Изменения со стороны бронхолегочной системы обычно проявляются в первые недели и месяцы жизни ребенка в виде гипертрофии слизистых желез бронхов и гиперплазии бокаловидных клеток. В результате этих ранних изменений развивается обтурация периферических дыхательных путей. Вязкий бронхиальный секрет, представляющий собой концентрированный перенасыщенный раствор, тормозит движение ресничек эпителия бронхов, а его компоненты легко выпадают в осадок. В результате нарушается механизм самоочищения бронхов. Это способствует росту патогенной флоры и развитию бронхиолитов и бронхитов. Обычно уже в первые недели у большей части больных МВ наблюдаются кашель, приступы удушья, одышка, иногда рвота. Кашель обычно усиливается по ночам.

В течение первого года жизни или позднее, часто после вирусной инфекции, снижающей эффективность локальных механизмов противоинфекционной защиты, в нижние отделы респираторного тракта проникает большое количество патогенных микробов.

Хроническая респираторная инфекция обычно развивается очень рано и играет определяющую роль в заболеваемости и смертности, являясь причиной летального исхода более чем у 90% больных.

К наиболее распространенным бактериальным штаммам относятся S. aureus, Haem. influenzae, Ps. aeruginosa (мукоидной и немукоидной форм). В последнее время возросла роль Burkholderia cepacia, характеризующаяся полирезистентностью к антибиотикам, E. coli, Kl. pneumoniae, и других.

Мукостаз и хроническая бронхиальная инфекция становятся фоном для повторных респираторных эпизодов: бронхиолитов, бронхитов, пневмоний.

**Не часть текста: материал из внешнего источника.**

# maelaubert/VulkanSift

Hardware: AMD Instinct MI355X
Metric: SIFT detect+match frames/sec (640x480, ~2k kp) (higher is better)
Workload: dtype f32

## Files before the change

include/vksift_hip.h:

```cpp
#ifndef VKSIFT_HIP_H
#define VKSIFT_HIP_H

#include <stddef.h>
#include <stdint.h>

#ifdef __cplusplus
extern "C"
{
#endif

#define VKSIFT_HIP_MAX_TAPS 20
#define VKSIFT_HIP_MATCH_CHUNKS 32
#define VKSIFT_HIP_MATCH_SMALL_NA 1536u
#define VKSIFT_HIP_MATCH_SMALL_NB 4096u
#define VKSIFT_HIP_MATCH_SCRATCH_U32(na, nb) (2u * (size_t)(na) + (size_t)(nb) + 72u + (size_t)(na) * 16u * VKSIFT_HIP_MATCH_CHUNKS)
#define VKSIFT_HIP_ABI_VERSION 6u
#define VKSIFT_HIP_GATHER_SLOTS 512u
#define VKSIFT_HIP_MATCH_SLOTS 256u
#define VKSIFT_HIP_MATCH_PK_NB 32768u
#define VKSIFT_HIP_MAX_ORI 18
#define VKSIFT_HIP_MAX_OCTAVE_SIDE 16383u

  typedef void *vksift_hip_stream;
  typedef void *vksift_hip_graph;
// ... 22 lines not shown
  int vksift_hip_event_sync(vksift_hip_event e);
  int vksift_hip_event_busy(vksift_hip_event e);
  float vksift_hip_event_elapsed_ms(vksift_hip_event a, vksift_hip_event b);
  int vksift_hip_stream_wait_event(vksift_hip_stream s, vksift_hip_event e);
  int vksift_hip_capture_begin(vksift_hip_stream s);
  int vksift_hip_capture_end(vksift_hip_stream s, vksift_hip_graph *out);
  int vksift_hip_graph_launch(vksift_hip_graph g, vksift_hip_stream s);
  void vksift_hip_graph_destroy(vksift_hip_graph g);
  int vksift_hip_memcpy_h2d(void *dst, const void *src, size_t n, vksift_hip_stream s);
  int vksift_hip_memcpy_d2h(void *dst, const void *src, size_t n, vksift_hip_stream s);
  int vksift_hip_memcpy_d2d(void *dst, const void *src, size_t n, vksift_hip_stream s);
  int vksift_hip_memcpy2d_d2h(void *dst, size_t dpitch, const void *src, size_t spitch, size_t width_bytes, size_t height, vksift_hip_stream s);
  int vksift_hip_post_words(uint32_t *host_mapped_dst, const uint32_t *src, size_t n_words, vksift_hip_stream s);
  int vksift_hip_memset(void *dst, int value, size_t n, vksift_hip_stream s);
  const char *vksift_hip_error_string(int err);
  void vksift_hip_range_push(const char *name);
  void vksift_hip_range_pop(void);

  enum
  {
    VKSIFT_TUNE_WG_TARGET = 0,
    VKSIFT_TUNE_WIDE_MASK = 1,
    VKSIFT_TUNE_MULTI_MAX = 2,
    VKSIFT_TUNE_REFINE_PTR = 3,
    VKSIFT_TUNE_SCAN_FORM = 4,
    VKSIFT_TUNE_PAIR_FORM = 5,
    VKSIFT_TUNE_PYR_GATE = 6,
    VKSIFT_TUNE_DENSE_ROWS = 7,
    VKSIFT_TUNE_SEED_WG = 8,
    VKSIFT_TUNE_SCAN_BAND = 9,
    VKSIFT_TUNE_TAIL_MULTI = 10,
    VKSIFT_TUNE_ZERO_COPY = 11,
    VKSIFT_TUNE_MIN_MARCH = 12,
    VKSIFT_TUNE_COUNT = 16
  };
  int vksift_hip_tune(int knob, int value);
  int vksift_hip_tune_get(int knob);


  typedef struct
  {
    float *base;
    uint32_t w, h;
    uint32_t pitch;
    uint64_t img_stride;
    uint32_t fp16;
    uint32_t reverse;
  } vksift_hip_Plane;

  int vksift_hip_input_blit(const uint8_t *src, uint32_t sw, uint32_t sh, uint64_t src_img_stride, vksift_hip_Plane dst, uint32_t batch,
                            vksift_hip_stream s);

  int vksift_hip_blur(vksift_hip_Plane src, vksift_hip_Plane dst, const float *taps, uint32_t ntaps, uint32_t batch, vksift_hip_stream s);

  int vksift_hip_blur_pair(vksift_hip_Plane src, vksift_hip_Plane dst1, vksift_hip_Plane dst2, const float *taps1, uint32_t ntaps1, const float *taps2,
                           uint32_t ntaps2, uint32_t batch, vksift_hip_stream s);

  int vksift_hip_blur_form(vksift_hip_Plane src, vksift_hip_Plane dst, uint32_t ntaps, uint32_t batch);

  int vksift_hip_blur_multi(const vksift_hip_Plane *src, const vksift_hip_Plane *dst, uint32_t n, const float *taps, uint32_t ntaps, uint32_t batch,
                            vksift_hip_stream s);

  int vksift_hip_blur_downsample(vksift_hip_Plane src, vksift_hip_Plane dst, vksift_hip_Plane next, const float *taps, uint32_t ntaps, uint32_t batch,
                                 vksift_hip_stream s);

  int vksift_hip_seed_upsampled(const uint8_t *src, uint32_t sw, uint32_t sh, uint64_t src_img_stride, vksift_hip_Plane dst, const float *taps, uint32_t ntaps,
// ... 133 lines not shown
```

vulkansift_amd/build.py:

```python
import hashlib
import os
import subprocess
import sys

PKG = os.path.dirname(os.path.abspath(__file__))
ROOT = os.path.dirname(PKG)
CSRC = os.path.join(PKG, "csrc")
OUT_DIR = os.path.join(PKG, "lib")
OBJ_DIR = os.path.join(OUT_DIR, "obj")
LIB_PATH = os.path.join(OUT_DIR, "libvulkansift.so")

HOST_SRCS = ["host/vksift_api.c", "host/vksift_instance.c", "host/vksift_mem.c", "host/vksift_detect.c", "host/vksift_stage.c", "host/vksift_defer.c", "host/vksift_buffers.c", "host/vksift_match.c", "host/vksift_verify.c", "host/vksift_refine.c", "host/vksift_guided.c",
             "host/vksift_ext.c", "host/vksift_sharded.c", "host/vksift_hostmath.c", "host/vksift_log.c", "host/vksift_synth.c"]
HIP_SRCS = ["hip/runtime.hip", "hip/pyramid.hip", "hip/extrema.hip", "hip/features.hip", "hip/match.hip", "hip/records.hip", "hip/verify.hip", "hip/refine.hip", "hip/refine_f.hip", "hip/guided.hip"]

ROCM = os.environ.get("ROCM_PATH", "/opt/rocm")
HIPCC = os.path.join(ROCM, "bin", "hipcc")
INCLUDES = ["-I" + os.path.join(ROOT, "include"), "-I" + os.path.join(CSRC, "host"), "-I" + CSRC]

CFLAGS = ["-O2", "-std=gnu11", "-fPIC", "-fexceptions", "-ffp-contract=off", "-fno-fast-math", "-mavx2", "-mfma", "-Wall", "-Wextra",
          "-Wno-unused-parameter"]
HIPFLAGS = ["--offload-arch=gfx950", "-O3", "-std=c++17", "-fPIC", "-ffp-contract=off", "-fno-fast-math", "-Wall", "-Wno-unused-function",
            "-fno-gpu-rdc"]
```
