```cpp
int omchat_op_gemm(int dtype, const void* A, int lda, const void* W, int ldw, void* C, int ldc, int M, int N, int K,
                   const void* bias, const void* ls, const void* resid, int ldr, int epi, int force_tile, void* stream);
int omchat_op_gemm_fused(int dtype, const void* A, int lda, const void* W, int ldw, void* C, int ldc, int M, int N, int K,
                         const void* bias, const void* ls, const void* resid, int ldr, int epi, int force_tile, const float* row_scale,
                         const float* rs_stats, int rs_ld, int rs_nslots, int rs_dim, float rs_eps,
                         float* stats, int stats_ld, int* nslots, void* stream);
int omchat_op_stats_finish(const float* stats, int ld, int slot0, int nslots, int ngroups, int rows, int dim, float eps, float* out, void* stream);
int omchat_op_row_sumsq(int dtype, const void* x, int ldx, int rows, int H, float* stats, void* stream);
int omchat_op_fold_cols(int dtype, const void* W, const void* n, void* out, int rows, int cols, void* stream);
int omchat_op_vit_knorm_slots(int dtype, void* k, int ld, const void* wk, int rows, int C, int C_total, float eps, const float* stats, int stats_ld,
                              int nslots, float* sumsq_q, void* stream);
int omchat_op_mha_qnorm(int dtype, const void* qkv, int B, int Sq, int H, const float* sumsq, int stride, int dim, const void* wq,
                        float eps, float q_scale, void* out, void* stream);
int omchat_op_gemv_norm(int dtype, const void* X, const void* W, int ldw, void* Y, int N, int K, const void* norm_w, float eps,
                        const void* bias, int epi, int out_f32, void* stream);
int omchat_op_set_tuning(int key, int value);
int omchat_gemm_tune_load(const char* path);
int omchat_gemm_tune_dump(const char* path);
long omchat_gemm_tune_runs(void);
size_t omchat_op_gemm_sk_ws(void);
int omchat_op_gemm_sk(int dtype, const void* A, int lda, const void* W, int ldw, void* C, int ldc, int M, int N, int K,
                      const void* bias, const void* ls, const void* resid, int ldr, int epi, int force_tile, void* ws,
                      size_t ws_bytes, int stream_k, void* stream);
int omchat_op_gemv(int dtype, const void* X, int ldx, const void* W, int ldw, void* Y, int ldy, int b, int N, int K,
                   const void* bias, const void* resid, int ldr, int epi, int out_f32, void* stream);
int omchat_op_gemv_packed(int dtype, const void* X, int ldx, const void* W, int ldw, void* Y, int ldy, int b, int N, int K,
                          const void* bias, int epi, int out_f32, int ksplit, int w_packed, int y_packed, void* stream);
int omchat_op_pack_x(int dtype, const void* X, int ldx, int b, int K, void* out, void* stream);
#define OMCHAT_GEMV_PLAN_INTS 20
int omchat_op_gemv_plan(int dtype, int b, int N, int K, int epi, int ksplit, int flags, int wf, int n_cu, int* out);
int omchat_op_gemv_split_k(int b, int K, int H, int packed, int down);
int omchat_op_gemm_fp8(int dtype, const void* A8, const float* a_scale, const void* W8, const float* w_scale, void* C, int ldc, int M, int N,
                       int K, const void* bias, const void* resid, int ldr, int epi, void* stream);
int omchat_op_quant_rows_fp8(int dtype, const void* x, const void* norm_w, float eps, void* y8, float* scale, int rows, int H, void* stream);
int omchat_op_quant_fp8(int dtype, const void* W, int N, int K, void* W8, float* scale, void* stream);
int omchat_op_gemv_fp8(int dtype, const void* X, const void* W8, const float* scale, void* Y, int N, int K, const void* bias,
                       const void* resid, int epi, int out_f32, int ksplit, void* stream);
int omchat_op_quant_mxfp4(int dtype, const void* W, int N, int K, void* W4, void* S, void* stream);
int omchat_op_gemv_mxfp4(int dtype, const void* X, const void* W4, const void* S, void* Y, int N, int K, const void* bias,
                         const void* resid, int epi, int out_f32, int ksplit, void* stream);
int omchat_op_gemv_mxfp4_norm(int dtype, const void* X, const void* W4, const void* S, void* Y, int N, int K, const void* norm_w, float eps,
                              const void* bias, int epi, int out_f32, void* stream);
int omchat_op_gemv_mxfp4_rows(int dtype, const void* X, int ldx, const void* W4, const void* S, void* Y, int ldy, int b, int N, int K,
                              const void* bias, int epi, int out_f32, int ksplit, void* stream);
int omchat_op_gemv_mxfp4_packed(int dtype, const void* X, int ldx, const void* W4, const void* S, void* Y, int ldy, int b, int N, int K,
                                const void* bias, int epi, int out_f32, int ksplit, int y_packed, void* stream);
int omchat_op_encode_bf16x12(const void* W, int N, int K, void* coded, void* top, void* cnt, void* patch, void* over, void* stream);
int omchat_op_gemv_bf16x12(const void* X, const void* coded, const void* top, const void* cnt, const void* patch, void* Y, int N, int K,
                           const void* norm_w, float eps, const void* resid, int epi, int out_f32, void* stream);
int omchat_op_pack_w(int dtype, const void* W, int ldw, int N, int K, void* out, void* stream);
int omchat_op_pack_w4(const void* W4, const void* S, int N, int K, void* W4P, void* SP, void* stream);
int omchat_op_gemv_prepacked(int dtype, const void* XP, const void* WP, const void* SP, void* Y, int ldy, int b, int N, int K, const void* bias,
                             int epi, int out_f32, int ksplit, int y_packed, void* stream);
int omchat_op_rmsnorm(int dtype, const void* x, const void* w, void* y, int rows, int H, float eps, void* stream);
int omchat_op_resid_rmsnorm(int dtype, void* x, int ldx, const float* part, int ks, const void* w, void* xn, int ldn, int rows, int H,
                            float eps, int pack_nb, void* stream);
int omchat_op_vit_qknorm(int dtype, void* qkv, int ld, const void* wq, const void* wk, int rows, int C, int C_total,
                         float eps, float q_scale, void* stream);
int omchat_op_attn_prefill(int dtype, const void* q, const void* k, const void* v, void* out, int b, int Sq, int Skv,
                           int Hq, int Hkv, const int32_t* kv_len, int causal, int q_pos0, float scale, void* stream);
int omchat_op_attn_prefill_d(int dtype, const void* q, const void* k, const void* v, void* out, int b, int Sq, int Skv,
                             int Hq, int Hkv, int D, const int32_t* kv_len, int causal, int q_pos0, float scale, void* stream);
int omchat_op_layernorm(int dtype, const void* x, const void* w, const void* b, void* y, int rows, int H, float eps, void* stream);
size_t omchat_op_attn_decode_ws(int b, int Hq, int L);
int omchat_op_attn_decode(int dtype, const void* q, const void* k, const void* v, void* out, int b, int Hq, int Hkv,
                          int cap, int L, const int32_t* kv_len, float scale, void* ws, size_t ws_bytes, void* stream);
int omchat_op_attn_verify(int dtype, const void* q, void* k, void* v, void* out, int T, int Hq, int Hkv, int cap, int L, float scale,
                          void* ws, size_t ws_bytes, void* stream);
int omchat_op_attn_verify_tpw(int keys, int Hkv);
size_t omchat_op_attn_extend_ws(int Sq, int Hq, int Hkv, int L);
int omchat_op_attn_extend(int dtype, const void* q, const void* k, const void* v, void* out, int Sq, int Hq, int Hkv, int cap, int L,
                          float scale, void* ws, size_t ws_bytes, void* stream);
size_t omchat_op_attn_shared_ws(int G, int N, int Hq, int Hkv, int P, int L);
int omchat_op_attn_shared(int dtype, const void* q, void* k, void* v, void* out, int G, int N, int Hq, int Hkv, int cap, int P, int L,
                          float scale, void* ws, size_t ws_bytes, void* stream);
int omchat_op_attn_shared_lens(int dtype, const void* q, void* k, void* v, void* out, int G, int N, int Hq, int Hkv, int cap, int P, int L,
                               const int* kv_len, float scale, void* ws, size_t ws_bytes, void* stream);
size_t omchat_op_attn_suffix_ws(int N, int S, int Hq, int Hkv, int P);
int omchat_op_attn_suffix(int dtype, const void* q, const void* k, const void* v, void* out, int N, int S, int Hq, int Hkv, int cap, int P,
                          const int32_t* lengths, int* kv_len_dev, float scale, void* ws, size_t ws_bytes, void* stream);
int omchat_op_attn_verify_append(int dtype, const void* qkv, float theta, void* k, void* v, void* out, int T, int Hq, int Hkv, int cap,
                                 int L, float scale, void* ws, size_t ws_bytes, void* stream);
int omchat_op_attn_decode_kv8(int dtype, const void* q, const void* k8, const void* v8, const float* ks, const float* vs, void* out, int b,
                              int Hq, int Hkv, int cap, int L, const int32_t* kv_len, float scale, void* ws, size_t ws_bytes, void* stream);
int omchat_op_attn_decode_kv8_masked(int dtype, const void* q, const void* k8, const void* v8, const float* ks, const float* vs, void* out, int b,
                                     int Hq, int Hkv, int cap, int L, const unsigned char* key_mask, int64_t mask_sb, float scale, void* ws,
                                     size_t ws_bytes, void* stream);
int omchat_op_attn_merge(int dtype, const float* ws, int nsplit, int q_heads, int rows, const int32_t* kv_len, int L, float scale, void* out,
                         int split_keys, void* stream);
int omchat_op_kv_quant(int dtype, const void* k16, const void* v16, void* k8, void* v8, float* ks, float* vs, int b, int Hkv, int cap,
                       const int32_t* pos_lo, int pos0, const int32_t* len, int max_rows, void* stream);
int omchat_op_attn_decode_kv8_append(int dtype, void* qkv, float theta, void* k8, void* v8, float* ks, float* vs, void* k16, void* v16, void* out,
                                     int b, int Hq, int Hkv, int cap, int L, const int32_t* kv_len, const int32_t* pos, float scale, void* ws,
                                     size_t ws_bytes, void* stream);
int omchat_op_rope_kv(int dtype, void* qkv, int b, int S, int Hq, int Hkv, int pos0, float theta, void* kcache, void* vcache,
                      int cap, void* stream);
int omchat_op_rope_kv_q8(int dtype, void* qkv, int b, int S, int Hq, int Hkv, int pos0, float theta, void* kcache, void* vcache, int cap,
                         void* k8, void* v8, float* ks, float* vs, void* stream);
int omchat_op_argmax(const float* logits, int b, int V, int32_t* out, void* stream);
int omchat_op_attn_prefill_left(int dtype, const void* q, const void* k, const void* v, void* out, int b, int Sq, int Skv, int Hq, int Hkv,
                                const int32_t* kv_len, const int32_t* kv_start, int causal, int q_pos0, float scale, int fill_uniform, void* stream);
int omchat_op_rope_kv_pos(int dtype, void* qkv, int b, int S, int Hq, int Hkv, const int32_t* pos, int pos0, int slot0, int max_pos, float theta,
// ... 99 lines not shown
```
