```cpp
hipError_t launch_d3(hipStream_t st, const D3Params& P, const D3Work& W, const GapDev* gaps, const GapOut* outs,
                     const D3Gap* dgaps, const SubRec* sub, const char* lastch_up, const char* lastch_dn,
                     const RandTables& rt, uint32_t* rnd_all, uint64_t rnd_capacity, void* results, char* arena,
                     const D3Side& side, void* summary_host, bool summary_is_clean, uint32_t* clean_words, hipEvent_t ev_chain,
                     hipEvent_t ev_d2, hipEvent_t ev_stop) {
  if (P.n == 0) return hipSuccess;
  (void)gaps;
  (void)rt;
  static_assert(sizeof(D3Summary) <= 1024, "summary slot");
  hipError_t e = summary_is_clean ? hipSuccess : hipMemsetAsync(W.sum, 0, 1024 + 64 * 128, st);
  if (e != hipSuccess) return e;
  const bool short_list = P.n <= D3_FRONT_GAPS;
  if (P.restart) {
    if (ev_d2) { e = hipStreamWaitEvent(st, ev_d2, 0); if (e != hipSuccess) return e; }
    hipLaunchKernelGGL(g2s_d3_restart, dim3((P.n + 255u) / 256u), dim3(256), 0, st, P, W, outs, dgaps, sub, rnd_all + 31, rnd_capacity, side);
  } else if (short_list) hipLaunchKernelGGL(g2s_d3_front, dim3(1), dim3(1024), 0, st, P, W, outs, dgaps);
  else {
    hipLaunchKernelGGL(g2s_d3_classify, dim3((P.n + 255u) / 256u), dim3(256), 0, st, P, W, outs, dgaps);
    launch_scan(st, P, W, outs);
  }
  if (!P.restart) { e = launch_tables(st, P, W, sub, rnd_all, rnd_capacity); if (e != hipSuccess) return e; }
  if (ev_d2 && short_list && !P.restart) { e = hipStreamWaitEvent(st, ev_d2, 0); if (e != hipSuccess) return e; }
  const char* waves_s = GENV("G2S_TRACE_WAVES");
  const int waves_env = waves_s ? atoi(waves_s) : 0;
  const bool four = waves_env ? waves_env == 4 : P.n <= 768u;
  const size_t lds = (size_t)P.seg_cap * (sizeof(SegRec) + 16) + (size_t)P.map_cap * 8 + 16;
  bool chain_in_trace = false;
  uint32_t chain_room = 0;
  static_assert(D3_CHAIN_GAPS <= 768u, "g2s_d3_trace<4, true> is the four-wave kernel");
  if (!P.restart && four && P.n <= D3_CHAIN_GAPS && ev_chain == nullptr && P.group_size >= P.n && !P.base0 && !P.R0 && !P.d_in) {
    const char* back_s = GENV("G2S_D3_BACK");
    chain_in_trace = !(back_s && atoi(back_s) != 0);
    const char* room_s = GENV("G2S_TEST_CHAIN_ROOM");
    chain_room = (uint32_t)std::min<size_t>(lds / 2u, 0x7FFFFFFFu);
    if (room_s) chain_room = std::min(chain_room, (uint32_t)std::max(atoi(room_s), 0));
  }
  if (P.restart) (void)ev_chain;
  else if (chain_in_trace) (void)ev_chain;
  else if (short_list) {
    hipLaunchKernelGGL(g2s_d3_back, dim3(1), dim3(1024), 0, st, P, W, outs, sub, rnd_all, rnd_capacity, side);
    if (ev_chain) { e = hipEventRecord(ev_chain, st); if (e != hipSuccess) return e; }
  } else {
    hipLaunchKernelGGL(g2s_d3_blocks, dim3(256), dim3(256), 0, st, W);
    hipLaunchKernelGGL(g2s_d3_chain, dim3(1), dim3(1024), 0, st, W, rnd_all, 0u, 0u);
    if (ev_chain) { e = hipEventRecord(ev_chain, st); if (e != hipSuccess) return e; }
    if (ev_d2) { e = hipStreamWaitEvent(st, ev_d2, 0); if (e != hipSuccess) return e; }
    hipLaunchKernelGGL(g2s_d3_handoff, dim3((P.n + 63u) / 64u), dim3(64), 0, st, P, W, outs, sub, rnd_all + 31, rnd_capacity, side);
  }
  e = hipFuncSetAttribute(chain_in_trace ? (const void*)g2s_d3_trace<4, true> : four ? (const void*)g2s_d3_trace<4> : (const void*)g2s_d3_trace<1>,
                          hipFuncAttributeMaxDynamicSharedMemorySize, (int)lds);
  if (e != hipSuccess) return e;
  if (chain_in_trace) {
    chain_launches.fetch_add(1, std::memory_order_relaxed);
    if (ev_stop != nullptr)
      hipExtLaunchKernelGGL((g2s_d3_trace<4, true>), dim3(P.n), dim3(256), (uint32_t)lds, st, nullptr, ev_stop, 0u, P, W, const_cast<GapOut*>(outs), sub, lastch_up, lastch_dn,
                            rnd_all + 31, rnd_capacity, (g2s_result*)results, arena, (uint32_t*)summary_host, side, clean_words, chain_room);
    else
      hipLaunchKernelGGL((g2s_d3_trace<4, true>), dim3(P.n), dim3(256), lds, st, P, W, const_cast<GapOut*>(outs), sub, lastch_up, lastch_dn, rnd_all + 31, rnd_capacity,
                         (g2s_result*)results, arena, (uint32_t*)summary_host, side, clean_words, chain_room);
    return hipGetLastError();
  }
  if (ev_stop != nullptr) {
    if (four)
      hipExtLaunchKernelGGL(g2s_d3_trace<4>, dim3(P.n), dim3(256), (uint32_t)lds, st, nullptr, ev_stop, 0u, P, W, const_cast<GapOut*>(outs), sub, lastch_up, lastch_dn,
                            rnd_all + 31, rnd_capacity, (g2s_result*)results, arena, (uint32_t*)summary_host, side, clean_words, 0u);
    else
      hipExtLaunchKernelGGL(g2s_d3_trace<1>, dim3(P.n), dim3(64), (uint32_t)lds, st, nullptr, ev_stop, 0u, P, W, const_cast<GapOut*>(outs), sub, lastch_up, lastch_dn,
                            rnd_all + 31, rnd_capacity, (g2s_result*)results, arena, (uint32_t*)summary_host, side, clean_words, 0u);
    return hipGetLastError();
  }
  if (four)
    hipLaunchKernelGGL(g2s_d3_trace<4>, dim3(P.n), dim3(256), lds, st, P, W, const_cast<GapOut*>(outs), sub, lastch_up, lastch_dn, rnd_all + 31, rnd_capacity,
                       (g2s_result*)results, arena, (uint32_t*)summary_host, side, clean_words, 0u);
  else
    hipLaunchKernelGGL(g2s_d3_trace<1>, dim3(P.n), dim3(64), lds, st, P, W, const_cast<GapOut*>(outs), sub, lastch_up, lastch_dn, rnd_all + 31, rnd_capacity,
                       (g2s_result*)results, arena, (uint32_t*)summary_host, side, clean_words, 0u);
  return hipGetLastError();
}

}
```

### gap2seq_amd/csrc/g2s_api.hip

```cpp
#include <hip/hip_runtime.h>
#include <cstdarg>
#include <sys/prctl.h>
#include <pthread.h>
#include <sched.h>
#include <time.h>

#include <algorithm>
#include <atomic>
#include <chrono>
#include <cstdio>
#include <cstdlib>
#include <condition_variable>
#include <cstring>
#include <functional>
#include <mutex>
#include <string>
#include <thread>
#include <vector>

#include "../../include/g2s.h"
#include "../../include/g2s_test.h"
#include "envcache.hpp"
#include "d2_device.h"
#include "d3_device.h"
// ... 4872 lines not shown
  return G2S_OK;
}

extern "C" int64_t g2s_graph_validate(const g2s_graph* gr, char* msg, size_t msg_cap) {
  if (!gr || !gr->g) return -1;
  const Graph& g = *gr->g;
  std::string text;
  int64_t bad = 0;
  auto note = [&](const char* what, uint64_t i) {
    if (bad++ < 8) text += std::string(what) + " at k-mer " + std::to_string(i) + "; ";
  };
  auto only = [&](uint32_t v, uint32_t want) {
    int cnt = 0;
    bool hit = false;
    for (int nt = 0; nt < 4; nt++) {
      const uint32_t w = g.succ_of(v, nt);
      if (w == kInvalidNode) continue;
      cnt++;
      hit = hit || w == want;
    }
    return cnt == 1 && hit;
  };
  uint64_t starts = 0;
  for (uint64_t i = 0; i < g.n; i++) {
    const bool start = (g.ustart[i >> 6] >> (i & 63)) & 1;
    starts += start;
    if (i == 0) { if (!start) note("first k-mer is not a unitig start", i); continue; }
    if (start) continue;
    const uint32_t a = (uint32_t)(2 * (i - 1)), b = (uint32_t)(2 * i);
    if (!only(a, b)) note("internal edge is not the only successor (even orientation)", i);
    if (!only(b ^ 1u, a ^ 1u)) note("internal edge is not the only successor (odd orientation)", i);
  }
  if (starts != g.n_unitigs) note("bitmap population differs from the unitig count", starts);
  if (!g.set_lo.empty()) {
    if (g.set_lo.front() != 0 || g.set_lo.back() != g.n) note("set ranges do not cover the k-mers", g.n);
    for (size_t s = 0; s + 1 < g.set_lo.size(); s++) {
      if (g.set_lo[s] > g.set_lo[s + 1]) { note("set ranges not ascending", g.set_lo[s]); continue; }
      for (uint64_t i = g.set_lo[s]; i < g.set_lo[s + 1]; i++)
        for (uint32_t v = (uint32_t)(2 * i); v <= (uint32_t)(2 * i + 1); v++)
          for (int nt = 0; nt < 4; nt++) {
            const uint32_t w = g.succ_of(v, nt);
            if (w != kInvalidNode && ((w >> 1) < g.set_lo[s] || (w >> 1) >= g.set_lo[s + 1])) note("successor outside its set", i);
          }
    }
  }
  for (uint64_t v = 0; v < 2 * g.n; v++)
    for (int nt = 0; nt < 4; nt++) {
      const uint32_t w = g.succ_of((uint32_t)v, nt);
      if (w == kInvalidNode) continue;
      if (w >= 2 * g.n) { note("successor out of range", v >> 1); continue; }
      if (g.lastnt[w] != nt) note("last base of a successor differs from its slot", v >> 1);
    }
  if (msg && msg_cap) {
    const size_t c = std::min(text.size(), msg_cap - 1);
    memcpy(msg, text.data(), c);
    msg[c] = 0;
  }
  return bad;
}
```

У одних пациентов, несмотря на своевременную диагностику и адекватную терапию, поражение бронхолегочной системы быстро прогрессирует, другие обнаруживают более благоприятную динамику и доживают до взрослого возраста [3].

Огромное значение придается оценке физического статуса больных с МВ. Снижение темпов роста или потеря массы тела является индикатором неблагополучия при этом заболевании. Многими авторами была выявлена тесная связь между продолжительностью жизни и массой тела.

Отставание физического развития при МВ определяется многими факторами. Главными среди них можно считать хроническую панкреатическую недостаточность, ведущую к энергетическим потерям со стулом, а также повышенные энергетические потребности, постоянно увеличивающиеся с ухудшением легочной функции. Недостаточность питания неблагоприятно сказывается на течении бронхолегочного процесса. Показано, что недоедание приводит к ослаблению дыхательных мышц,

нарушает репарацию дыхательных путей и сопровождается дисфункцией иммунной системы [9].

Проведенные клинические наблюдения больных МВ разного возраста свидетельствуют о снижении массы тела у 70%, роста — у 38%, уменьшении мышечной силы у 86%. Средние показатели физического развития у 365 больных в возрасте от 2 мес до 18 лет, наблюдающихся в Российском центре муковисцидоза (Москва), в 2002 г. по всей группе составили 83,4±4,2% по массе и 97,3±1,8% по росту относительно средних показателей здоровых детей того же возраста и пола. Массо-ростовой индекс (фактическая масса / идеальная масса по росту и полу × 100%) был снижен и составил в среднем 87,5±2,6%. Лучшие значения массо-ростового индекса отмечались у детей в возрасте 4—6 лет (90,31±2,20%), а также у мальчиков по сравнению с девочками.

По данным Российского центра муковисцидоза (Москва), у 95% больных МВ встречается экзокринная недостаточность поджелудочной железы, которая проявляется в основном нарушением ассимиляции жира и стеатореей той или иной степени. Нарушение стула встречается уже с первых дней жизни у 47%, а к году — у 77% больных МВ [10].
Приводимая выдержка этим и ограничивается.